• _WHAT IS REQUIRED_
Go through the material and copy each line in which the word "grow" shows up.

══════

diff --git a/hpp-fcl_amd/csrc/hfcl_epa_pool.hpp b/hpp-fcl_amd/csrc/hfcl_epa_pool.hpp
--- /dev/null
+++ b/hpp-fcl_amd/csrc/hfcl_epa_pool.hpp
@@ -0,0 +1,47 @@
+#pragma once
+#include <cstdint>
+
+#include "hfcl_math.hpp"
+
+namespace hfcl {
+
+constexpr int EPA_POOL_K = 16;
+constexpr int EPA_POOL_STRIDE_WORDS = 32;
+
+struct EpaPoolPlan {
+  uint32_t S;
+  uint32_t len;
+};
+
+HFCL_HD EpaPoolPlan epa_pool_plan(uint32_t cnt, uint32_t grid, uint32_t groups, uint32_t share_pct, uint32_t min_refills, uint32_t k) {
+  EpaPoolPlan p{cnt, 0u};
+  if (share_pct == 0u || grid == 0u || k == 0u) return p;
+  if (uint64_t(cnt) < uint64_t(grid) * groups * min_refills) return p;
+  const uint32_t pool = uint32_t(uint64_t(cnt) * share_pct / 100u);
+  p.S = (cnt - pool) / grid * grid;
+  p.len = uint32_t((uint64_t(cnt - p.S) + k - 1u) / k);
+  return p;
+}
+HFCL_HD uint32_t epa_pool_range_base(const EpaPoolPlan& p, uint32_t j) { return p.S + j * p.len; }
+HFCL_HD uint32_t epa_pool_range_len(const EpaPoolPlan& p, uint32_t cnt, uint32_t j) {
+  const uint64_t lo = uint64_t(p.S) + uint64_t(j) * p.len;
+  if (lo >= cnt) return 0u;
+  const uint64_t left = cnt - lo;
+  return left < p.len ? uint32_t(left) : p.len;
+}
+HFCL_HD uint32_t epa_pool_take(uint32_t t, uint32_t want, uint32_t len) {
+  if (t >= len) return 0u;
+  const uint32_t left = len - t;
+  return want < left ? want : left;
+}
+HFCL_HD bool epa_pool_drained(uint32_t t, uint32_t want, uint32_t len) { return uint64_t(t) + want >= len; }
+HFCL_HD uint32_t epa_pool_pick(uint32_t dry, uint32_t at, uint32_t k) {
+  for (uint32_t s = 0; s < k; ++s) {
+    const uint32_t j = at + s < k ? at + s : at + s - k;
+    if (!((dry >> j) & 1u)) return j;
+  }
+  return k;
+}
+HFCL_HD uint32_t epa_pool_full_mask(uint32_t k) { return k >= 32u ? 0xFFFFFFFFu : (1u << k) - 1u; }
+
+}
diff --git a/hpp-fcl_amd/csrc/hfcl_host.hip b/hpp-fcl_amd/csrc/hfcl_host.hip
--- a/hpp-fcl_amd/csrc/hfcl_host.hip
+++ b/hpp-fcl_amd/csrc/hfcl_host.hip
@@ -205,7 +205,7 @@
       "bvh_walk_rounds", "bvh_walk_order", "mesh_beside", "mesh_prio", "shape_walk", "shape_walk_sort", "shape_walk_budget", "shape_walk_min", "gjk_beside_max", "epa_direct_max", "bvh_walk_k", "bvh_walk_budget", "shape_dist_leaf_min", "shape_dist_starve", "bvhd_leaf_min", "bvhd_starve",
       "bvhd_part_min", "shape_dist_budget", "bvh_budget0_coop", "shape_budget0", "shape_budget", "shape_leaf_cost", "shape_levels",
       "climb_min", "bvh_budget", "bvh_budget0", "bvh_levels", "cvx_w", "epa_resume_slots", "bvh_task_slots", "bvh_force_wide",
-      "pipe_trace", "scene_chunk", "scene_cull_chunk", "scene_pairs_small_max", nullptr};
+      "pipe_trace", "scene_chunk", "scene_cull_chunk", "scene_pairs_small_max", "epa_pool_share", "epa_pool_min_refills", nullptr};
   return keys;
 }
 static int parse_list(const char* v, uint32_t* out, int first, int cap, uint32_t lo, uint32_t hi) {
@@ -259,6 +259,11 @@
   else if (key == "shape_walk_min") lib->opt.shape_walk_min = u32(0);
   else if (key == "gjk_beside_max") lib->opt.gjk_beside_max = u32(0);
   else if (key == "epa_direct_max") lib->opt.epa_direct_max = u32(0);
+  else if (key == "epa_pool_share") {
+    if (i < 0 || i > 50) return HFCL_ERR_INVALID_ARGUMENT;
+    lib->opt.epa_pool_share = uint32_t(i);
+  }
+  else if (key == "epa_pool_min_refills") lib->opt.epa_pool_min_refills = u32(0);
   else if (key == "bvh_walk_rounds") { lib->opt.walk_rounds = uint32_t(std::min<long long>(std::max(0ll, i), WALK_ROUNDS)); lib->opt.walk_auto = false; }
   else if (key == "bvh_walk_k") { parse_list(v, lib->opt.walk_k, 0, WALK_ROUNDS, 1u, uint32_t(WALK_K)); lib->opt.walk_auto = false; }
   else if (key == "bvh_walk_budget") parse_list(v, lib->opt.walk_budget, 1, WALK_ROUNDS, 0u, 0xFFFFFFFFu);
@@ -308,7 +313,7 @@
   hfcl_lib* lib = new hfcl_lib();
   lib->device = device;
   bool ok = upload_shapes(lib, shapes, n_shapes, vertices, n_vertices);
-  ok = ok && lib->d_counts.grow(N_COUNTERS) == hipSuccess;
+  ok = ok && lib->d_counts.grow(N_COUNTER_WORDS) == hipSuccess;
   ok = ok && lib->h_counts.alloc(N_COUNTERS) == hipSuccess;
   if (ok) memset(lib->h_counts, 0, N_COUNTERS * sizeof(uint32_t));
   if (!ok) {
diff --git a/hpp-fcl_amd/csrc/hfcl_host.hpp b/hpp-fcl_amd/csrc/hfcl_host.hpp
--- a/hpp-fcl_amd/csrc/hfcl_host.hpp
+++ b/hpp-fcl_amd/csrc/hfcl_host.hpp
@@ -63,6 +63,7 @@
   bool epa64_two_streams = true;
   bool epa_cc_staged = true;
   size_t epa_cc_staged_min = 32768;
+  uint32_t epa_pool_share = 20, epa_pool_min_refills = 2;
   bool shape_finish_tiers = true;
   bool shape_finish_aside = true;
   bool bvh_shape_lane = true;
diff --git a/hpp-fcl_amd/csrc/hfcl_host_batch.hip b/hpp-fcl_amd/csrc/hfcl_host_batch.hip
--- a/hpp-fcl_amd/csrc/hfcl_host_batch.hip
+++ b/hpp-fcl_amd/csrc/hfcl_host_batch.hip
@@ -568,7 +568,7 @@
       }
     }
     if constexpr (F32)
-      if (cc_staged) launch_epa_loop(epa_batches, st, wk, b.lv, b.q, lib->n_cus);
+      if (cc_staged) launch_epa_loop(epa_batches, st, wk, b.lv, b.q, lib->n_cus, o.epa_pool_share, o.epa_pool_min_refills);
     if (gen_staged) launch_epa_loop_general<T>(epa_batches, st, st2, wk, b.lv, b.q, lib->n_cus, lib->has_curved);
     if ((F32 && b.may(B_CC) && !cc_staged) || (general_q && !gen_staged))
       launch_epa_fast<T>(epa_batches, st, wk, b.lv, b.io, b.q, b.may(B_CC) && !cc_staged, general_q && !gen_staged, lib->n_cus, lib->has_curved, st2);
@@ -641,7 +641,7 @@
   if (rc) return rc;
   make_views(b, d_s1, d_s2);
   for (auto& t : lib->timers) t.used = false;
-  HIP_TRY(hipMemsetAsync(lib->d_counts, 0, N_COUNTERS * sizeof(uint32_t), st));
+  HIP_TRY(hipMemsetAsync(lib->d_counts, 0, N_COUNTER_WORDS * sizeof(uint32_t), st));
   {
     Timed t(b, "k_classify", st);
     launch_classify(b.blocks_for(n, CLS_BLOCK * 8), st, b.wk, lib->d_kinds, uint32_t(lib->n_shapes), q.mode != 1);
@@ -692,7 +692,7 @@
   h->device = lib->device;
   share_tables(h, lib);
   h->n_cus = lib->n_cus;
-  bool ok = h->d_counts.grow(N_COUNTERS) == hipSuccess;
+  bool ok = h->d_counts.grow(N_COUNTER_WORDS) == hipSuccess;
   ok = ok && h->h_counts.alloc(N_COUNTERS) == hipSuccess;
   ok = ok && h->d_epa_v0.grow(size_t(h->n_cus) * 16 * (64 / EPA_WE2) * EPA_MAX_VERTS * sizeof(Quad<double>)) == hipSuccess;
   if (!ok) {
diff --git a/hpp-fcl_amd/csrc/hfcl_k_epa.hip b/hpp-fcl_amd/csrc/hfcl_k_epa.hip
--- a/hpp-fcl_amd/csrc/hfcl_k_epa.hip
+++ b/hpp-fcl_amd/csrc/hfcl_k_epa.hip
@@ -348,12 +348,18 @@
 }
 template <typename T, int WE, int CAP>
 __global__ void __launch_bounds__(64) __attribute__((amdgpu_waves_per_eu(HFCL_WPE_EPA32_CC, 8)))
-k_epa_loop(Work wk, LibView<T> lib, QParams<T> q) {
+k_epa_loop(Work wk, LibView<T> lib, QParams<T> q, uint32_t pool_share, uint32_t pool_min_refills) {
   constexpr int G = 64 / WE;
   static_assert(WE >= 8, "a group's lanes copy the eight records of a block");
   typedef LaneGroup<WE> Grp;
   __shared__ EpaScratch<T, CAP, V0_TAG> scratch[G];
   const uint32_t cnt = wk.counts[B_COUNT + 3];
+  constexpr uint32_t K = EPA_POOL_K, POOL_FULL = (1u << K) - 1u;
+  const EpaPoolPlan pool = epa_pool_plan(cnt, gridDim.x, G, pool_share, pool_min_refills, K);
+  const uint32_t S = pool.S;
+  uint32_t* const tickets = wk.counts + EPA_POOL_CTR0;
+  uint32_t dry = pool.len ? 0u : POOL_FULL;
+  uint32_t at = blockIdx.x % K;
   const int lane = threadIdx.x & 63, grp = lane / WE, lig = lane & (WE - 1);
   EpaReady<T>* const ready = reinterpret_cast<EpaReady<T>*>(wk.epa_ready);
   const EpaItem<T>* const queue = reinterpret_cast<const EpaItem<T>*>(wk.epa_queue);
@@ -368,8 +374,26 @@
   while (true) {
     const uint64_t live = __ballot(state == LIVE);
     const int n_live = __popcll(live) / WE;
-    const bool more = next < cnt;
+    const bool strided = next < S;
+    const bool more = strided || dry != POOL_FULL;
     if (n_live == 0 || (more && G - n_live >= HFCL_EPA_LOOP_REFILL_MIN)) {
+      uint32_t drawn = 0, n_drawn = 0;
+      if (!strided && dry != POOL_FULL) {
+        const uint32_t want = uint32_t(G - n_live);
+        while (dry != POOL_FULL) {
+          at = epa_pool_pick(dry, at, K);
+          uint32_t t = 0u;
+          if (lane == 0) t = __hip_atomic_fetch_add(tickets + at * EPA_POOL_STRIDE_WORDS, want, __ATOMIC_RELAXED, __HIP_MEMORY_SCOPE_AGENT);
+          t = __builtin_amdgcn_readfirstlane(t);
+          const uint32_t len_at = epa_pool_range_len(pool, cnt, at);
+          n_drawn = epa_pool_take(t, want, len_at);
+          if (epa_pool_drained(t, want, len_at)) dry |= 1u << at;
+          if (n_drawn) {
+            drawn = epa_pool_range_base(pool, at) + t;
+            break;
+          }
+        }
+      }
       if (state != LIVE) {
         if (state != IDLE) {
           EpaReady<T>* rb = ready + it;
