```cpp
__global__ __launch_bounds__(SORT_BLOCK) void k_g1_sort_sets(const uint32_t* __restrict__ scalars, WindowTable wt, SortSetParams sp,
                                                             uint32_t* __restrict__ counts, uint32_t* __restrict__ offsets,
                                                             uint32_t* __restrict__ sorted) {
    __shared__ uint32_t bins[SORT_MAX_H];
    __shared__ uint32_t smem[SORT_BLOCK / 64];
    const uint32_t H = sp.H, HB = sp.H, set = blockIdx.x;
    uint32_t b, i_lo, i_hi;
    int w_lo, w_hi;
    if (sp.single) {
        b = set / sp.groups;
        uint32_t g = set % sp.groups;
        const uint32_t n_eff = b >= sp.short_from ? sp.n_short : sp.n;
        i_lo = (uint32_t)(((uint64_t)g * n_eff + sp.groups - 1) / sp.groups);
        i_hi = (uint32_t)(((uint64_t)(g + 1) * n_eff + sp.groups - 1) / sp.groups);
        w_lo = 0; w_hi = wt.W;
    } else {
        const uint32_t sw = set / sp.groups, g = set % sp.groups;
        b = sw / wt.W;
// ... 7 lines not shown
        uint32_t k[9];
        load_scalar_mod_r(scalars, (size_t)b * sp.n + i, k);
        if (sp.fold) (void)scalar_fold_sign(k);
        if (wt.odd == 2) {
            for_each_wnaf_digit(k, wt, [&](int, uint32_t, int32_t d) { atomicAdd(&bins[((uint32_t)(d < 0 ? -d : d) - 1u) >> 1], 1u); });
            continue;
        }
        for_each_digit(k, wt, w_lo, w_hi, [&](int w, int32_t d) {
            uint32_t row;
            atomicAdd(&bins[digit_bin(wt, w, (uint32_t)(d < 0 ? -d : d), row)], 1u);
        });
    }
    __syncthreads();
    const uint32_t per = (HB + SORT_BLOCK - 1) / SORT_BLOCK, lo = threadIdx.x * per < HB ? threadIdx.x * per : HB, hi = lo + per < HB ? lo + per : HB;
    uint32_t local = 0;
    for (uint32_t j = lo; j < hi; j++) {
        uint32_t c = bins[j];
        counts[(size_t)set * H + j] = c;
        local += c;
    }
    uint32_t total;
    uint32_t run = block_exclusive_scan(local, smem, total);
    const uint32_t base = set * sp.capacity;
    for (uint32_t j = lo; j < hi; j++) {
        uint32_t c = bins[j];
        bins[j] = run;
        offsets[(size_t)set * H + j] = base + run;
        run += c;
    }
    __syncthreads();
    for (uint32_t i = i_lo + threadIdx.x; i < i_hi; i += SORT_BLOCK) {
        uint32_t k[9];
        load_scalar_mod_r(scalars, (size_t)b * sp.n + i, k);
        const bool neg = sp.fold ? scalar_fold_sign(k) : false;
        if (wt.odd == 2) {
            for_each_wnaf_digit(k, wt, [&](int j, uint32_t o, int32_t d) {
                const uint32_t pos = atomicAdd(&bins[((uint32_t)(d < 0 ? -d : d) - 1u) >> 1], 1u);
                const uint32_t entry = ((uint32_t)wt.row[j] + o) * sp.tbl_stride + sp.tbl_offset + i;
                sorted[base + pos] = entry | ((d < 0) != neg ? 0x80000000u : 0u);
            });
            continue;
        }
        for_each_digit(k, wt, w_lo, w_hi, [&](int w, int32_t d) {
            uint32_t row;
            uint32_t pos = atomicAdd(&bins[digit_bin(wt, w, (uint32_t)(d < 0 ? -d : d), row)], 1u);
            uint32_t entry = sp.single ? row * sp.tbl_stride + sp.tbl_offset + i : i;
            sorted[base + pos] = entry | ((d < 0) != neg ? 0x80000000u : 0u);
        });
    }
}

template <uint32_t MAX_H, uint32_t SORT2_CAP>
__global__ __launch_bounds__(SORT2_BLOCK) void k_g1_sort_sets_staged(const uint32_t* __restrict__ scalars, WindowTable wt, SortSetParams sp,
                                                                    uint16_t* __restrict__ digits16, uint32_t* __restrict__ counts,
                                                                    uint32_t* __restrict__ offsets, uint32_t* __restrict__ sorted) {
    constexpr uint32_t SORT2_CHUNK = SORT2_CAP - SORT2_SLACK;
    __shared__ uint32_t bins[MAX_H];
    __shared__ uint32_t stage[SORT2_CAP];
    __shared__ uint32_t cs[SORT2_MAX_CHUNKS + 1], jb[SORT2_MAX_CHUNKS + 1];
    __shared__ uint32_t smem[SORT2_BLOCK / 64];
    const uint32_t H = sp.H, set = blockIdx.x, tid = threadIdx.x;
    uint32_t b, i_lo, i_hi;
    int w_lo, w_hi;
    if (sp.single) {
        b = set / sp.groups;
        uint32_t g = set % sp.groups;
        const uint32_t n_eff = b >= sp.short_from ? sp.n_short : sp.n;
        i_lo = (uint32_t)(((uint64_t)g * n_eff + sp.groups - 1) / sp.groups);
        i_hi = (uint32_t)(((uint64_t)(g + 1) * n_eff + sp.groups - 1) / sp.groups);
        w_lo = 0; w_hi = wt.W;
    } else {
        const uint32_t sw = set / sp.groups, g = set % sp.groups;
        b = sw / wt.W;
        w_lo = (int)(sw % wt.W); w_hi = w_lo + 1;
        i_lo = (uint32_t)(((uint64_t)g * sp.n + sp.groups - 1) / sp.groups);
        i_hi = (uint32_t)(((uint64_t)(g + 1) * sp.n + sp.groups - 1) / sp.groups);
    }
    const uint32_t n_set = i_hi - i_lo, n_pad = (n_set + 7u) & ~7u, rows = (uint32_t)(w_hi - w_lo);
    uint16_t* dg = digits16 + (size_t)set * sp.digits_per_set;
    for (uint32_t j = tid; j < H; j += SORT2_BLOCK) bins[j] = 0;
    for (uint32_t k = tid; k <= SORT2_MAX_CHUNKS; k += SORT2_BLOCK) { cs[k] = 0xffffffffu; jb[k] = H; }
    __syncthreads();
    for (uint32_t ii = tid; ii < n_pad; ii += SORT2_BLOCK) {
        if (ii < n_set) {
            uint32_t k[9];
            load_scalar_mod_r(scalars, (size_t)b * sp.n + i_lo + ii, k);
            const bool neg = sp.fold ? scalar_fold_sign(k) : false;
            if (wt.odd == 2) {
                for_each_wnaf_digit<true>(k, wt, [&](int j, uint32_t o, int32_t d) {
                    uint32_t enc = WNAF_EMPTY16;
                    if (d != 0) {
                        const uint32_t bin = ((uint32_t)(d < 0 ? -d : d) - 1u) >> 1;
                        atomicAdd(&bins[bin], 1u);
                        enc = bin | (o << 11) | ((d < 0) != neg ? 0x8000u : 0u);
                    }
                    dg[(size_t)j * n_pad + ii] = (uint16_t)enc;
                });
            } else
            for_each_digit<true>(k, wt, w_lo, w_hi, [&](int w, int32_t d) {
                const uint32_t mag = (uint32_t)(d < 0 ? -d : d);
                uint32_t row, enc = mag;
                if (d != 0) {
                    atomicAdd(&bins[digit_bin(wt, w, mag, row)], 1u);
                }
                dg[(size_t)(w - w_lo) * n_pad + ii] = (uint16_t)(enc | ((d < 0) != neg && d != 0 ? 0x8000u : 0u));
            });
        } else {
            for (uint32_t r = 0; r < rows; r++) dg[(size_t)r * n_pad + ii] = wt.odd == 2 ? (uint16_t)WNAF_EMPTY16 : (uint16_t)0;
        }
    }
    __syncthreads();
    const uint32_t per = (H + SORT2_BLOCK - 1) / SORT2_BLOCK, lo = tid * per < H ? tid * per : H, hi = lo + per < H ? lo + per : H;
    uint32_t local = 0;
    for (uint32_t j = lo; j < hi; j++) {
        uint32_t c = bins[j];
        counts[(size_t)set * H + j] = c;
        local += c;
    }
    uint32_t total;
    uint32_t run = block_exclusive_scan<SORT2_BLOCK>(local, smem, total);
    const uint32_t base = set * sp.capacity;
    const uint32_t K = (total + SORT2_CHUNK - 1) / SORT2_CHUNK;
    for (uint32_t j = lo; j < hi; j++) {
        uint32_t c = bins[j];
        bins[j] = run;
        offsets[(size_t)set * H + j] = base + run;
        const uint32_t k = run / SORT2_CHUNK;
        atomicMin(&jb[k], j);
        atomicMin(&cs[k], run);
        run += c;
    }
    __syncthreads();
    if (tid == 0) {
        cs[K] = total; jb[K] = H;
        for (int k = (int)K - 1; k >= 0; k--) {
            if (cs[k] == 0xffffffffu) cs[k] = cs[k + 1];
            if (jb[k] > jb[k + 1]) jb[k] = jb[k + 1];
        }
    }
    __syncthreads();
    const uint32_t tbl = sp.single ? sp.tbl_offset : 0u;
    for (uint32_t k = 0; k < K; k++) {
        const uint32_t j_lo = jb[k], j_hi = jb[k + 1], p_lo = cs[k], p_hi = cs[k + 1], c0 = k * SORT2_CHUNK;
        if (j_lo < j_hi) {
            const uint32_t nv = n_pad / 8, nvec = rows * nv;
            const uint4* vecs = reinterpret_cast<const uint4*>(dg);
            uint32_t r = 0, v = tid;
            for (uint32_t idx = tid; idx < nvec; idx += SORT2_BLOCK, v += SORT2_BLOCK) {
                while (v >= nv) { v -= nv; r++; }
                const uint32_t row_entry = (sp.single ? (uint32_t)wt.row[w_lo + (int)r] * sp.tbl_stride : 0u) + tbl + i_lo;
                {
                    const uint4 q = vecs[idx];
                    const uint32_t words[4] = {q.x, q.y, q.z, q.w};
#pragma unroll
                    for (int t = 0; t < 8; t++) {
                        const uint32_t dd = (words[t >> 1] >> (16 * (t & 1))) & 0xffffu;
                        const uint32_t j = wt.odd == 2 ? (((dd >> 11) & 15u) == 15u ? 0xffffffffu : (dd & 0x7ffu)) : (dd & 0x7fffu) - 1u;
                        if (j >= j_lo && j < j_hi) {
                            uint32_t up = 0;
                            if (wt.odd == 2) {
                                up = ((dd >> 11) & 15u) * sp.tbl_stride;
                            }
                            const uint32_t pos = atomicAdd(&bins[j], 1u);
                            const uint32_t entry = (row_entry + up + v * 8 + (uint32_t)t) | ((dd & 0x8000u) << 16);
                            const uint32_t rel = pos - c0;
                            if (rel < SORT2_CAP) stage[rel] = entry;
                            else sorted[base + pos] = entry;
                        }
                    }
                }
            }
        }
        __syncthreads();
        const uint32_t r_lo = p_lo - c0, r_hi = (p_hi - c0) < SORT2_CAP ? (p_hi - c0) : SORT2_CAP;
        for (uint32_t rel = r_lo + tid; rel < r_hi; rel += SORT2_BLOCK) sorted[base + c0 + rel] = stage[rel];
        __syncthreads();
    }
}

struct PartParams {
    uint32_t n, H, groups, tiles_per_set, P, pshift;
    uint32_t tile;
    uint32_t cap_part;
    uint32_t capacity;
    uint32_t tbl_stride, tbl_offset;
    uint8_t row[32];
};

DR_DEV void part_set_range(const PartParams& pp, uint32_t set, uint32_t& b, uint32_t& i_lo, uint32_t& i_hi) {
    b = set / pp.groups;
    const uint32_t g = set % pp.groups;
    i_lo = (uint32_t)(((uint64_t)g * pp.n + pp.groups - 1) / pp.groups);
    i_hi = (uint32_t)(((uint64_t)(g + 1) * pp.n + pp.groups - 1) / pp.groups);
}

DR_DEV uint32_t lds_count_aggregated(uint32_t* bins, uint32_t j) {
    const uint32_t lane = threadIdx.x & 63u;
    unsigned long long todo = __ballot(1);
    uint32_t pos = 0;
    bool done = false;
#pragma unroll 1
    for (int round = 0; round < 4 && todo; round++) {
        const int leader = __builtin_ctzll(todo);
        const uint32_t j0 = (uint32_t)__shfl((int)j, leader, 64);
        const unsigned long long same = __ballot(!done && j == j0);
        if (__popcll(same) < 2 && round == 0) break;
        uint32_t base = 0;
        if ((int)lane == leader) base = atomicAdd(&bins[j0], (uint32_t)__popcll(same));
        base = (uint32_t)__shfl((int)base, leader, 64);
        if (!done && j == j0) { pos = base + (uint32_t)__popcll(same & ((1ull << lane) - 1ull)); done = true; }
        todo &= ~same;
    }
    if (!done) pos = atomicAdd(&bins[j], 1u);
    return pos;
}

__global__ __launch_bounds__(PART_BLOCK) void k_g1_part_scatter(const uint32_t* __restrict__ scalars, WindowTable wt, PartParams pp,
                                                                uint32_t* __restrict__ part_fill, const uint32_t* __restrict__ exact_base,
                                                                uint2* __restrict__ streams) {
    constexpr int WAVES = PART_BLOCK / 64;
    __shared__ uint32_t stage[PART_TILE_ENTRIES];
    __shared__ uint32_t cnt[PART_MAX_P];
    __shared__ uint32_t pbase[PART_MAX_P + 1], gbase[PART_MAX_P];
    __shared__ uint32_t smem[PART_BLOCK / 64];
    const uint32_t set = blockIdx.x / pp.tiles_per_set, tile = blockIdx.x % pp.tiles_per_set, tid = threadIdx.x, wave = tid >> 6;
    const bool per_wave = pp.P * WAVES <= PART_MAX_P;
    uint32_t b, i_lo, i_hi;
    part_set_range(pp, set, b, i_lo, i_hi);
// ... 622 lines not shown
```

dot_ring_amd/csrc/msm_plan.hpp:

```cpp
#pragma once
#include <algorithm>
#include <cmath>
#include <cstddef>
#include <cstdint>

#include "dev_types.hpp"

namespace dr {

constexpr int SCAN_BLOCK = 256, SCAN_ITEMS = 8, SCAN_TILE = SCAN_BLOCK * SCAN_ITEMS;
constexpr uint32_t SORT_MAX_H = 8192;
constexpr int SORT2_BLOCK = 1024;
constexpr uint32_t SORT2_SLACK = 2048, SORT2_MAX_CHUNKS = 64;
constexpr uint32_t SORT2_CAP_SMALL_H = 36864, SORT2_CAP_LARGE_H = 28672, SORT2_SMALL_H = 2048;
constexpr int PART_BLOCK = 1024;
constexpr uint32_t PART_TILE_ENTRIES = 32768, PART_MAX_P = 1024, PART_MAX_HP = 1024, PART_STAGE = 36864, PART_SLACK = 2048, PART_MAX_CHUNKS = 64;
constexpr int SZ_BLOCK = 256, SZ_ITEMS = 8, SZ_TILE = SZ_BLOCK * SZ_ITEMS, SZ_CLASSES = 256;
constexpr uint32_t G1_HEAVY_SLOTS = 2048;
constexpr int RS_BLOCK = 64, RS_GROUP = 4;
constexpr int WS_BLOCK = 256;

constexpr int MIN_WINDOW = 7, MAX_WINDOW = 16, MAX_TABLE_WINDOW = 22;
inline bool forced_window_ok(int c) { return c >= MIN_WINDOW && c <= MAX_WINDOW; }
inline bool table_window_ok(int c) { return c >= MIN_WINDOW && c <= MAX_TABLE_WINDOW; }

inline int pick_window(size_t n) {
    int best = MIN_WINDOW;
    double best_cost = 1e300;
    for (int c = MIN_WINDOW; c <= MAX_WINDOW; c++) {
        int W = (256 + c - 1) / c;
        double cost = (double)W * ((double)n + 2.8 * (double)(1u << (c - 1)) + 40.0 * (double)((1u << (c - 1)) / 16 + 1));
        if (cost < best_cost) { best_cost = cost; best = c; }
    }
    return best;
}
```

══════

• _TASK RESULT_
-  ok = ok && lib->d_counts.grow(N_COUNTERS) == hipSuccess;
+  ok = ok && lib->d_counts.grow(N_COUNTER_WORDS) == hipSuccess;
-  bool ok = h->d_counts.grow(N_COUNTERS) == hipSuccess;
+  bool ok = h->d_counts.grow(N_COUNTER_WORDS) == hipSuccess;
   ok = ok && h->d_epa_v0.grow(size_t(h->n_cus) * 16 * (64 / EPA_WE2) * EPA_MAX_VERTS * sizeof(Quad<double>)) == hipSuccess;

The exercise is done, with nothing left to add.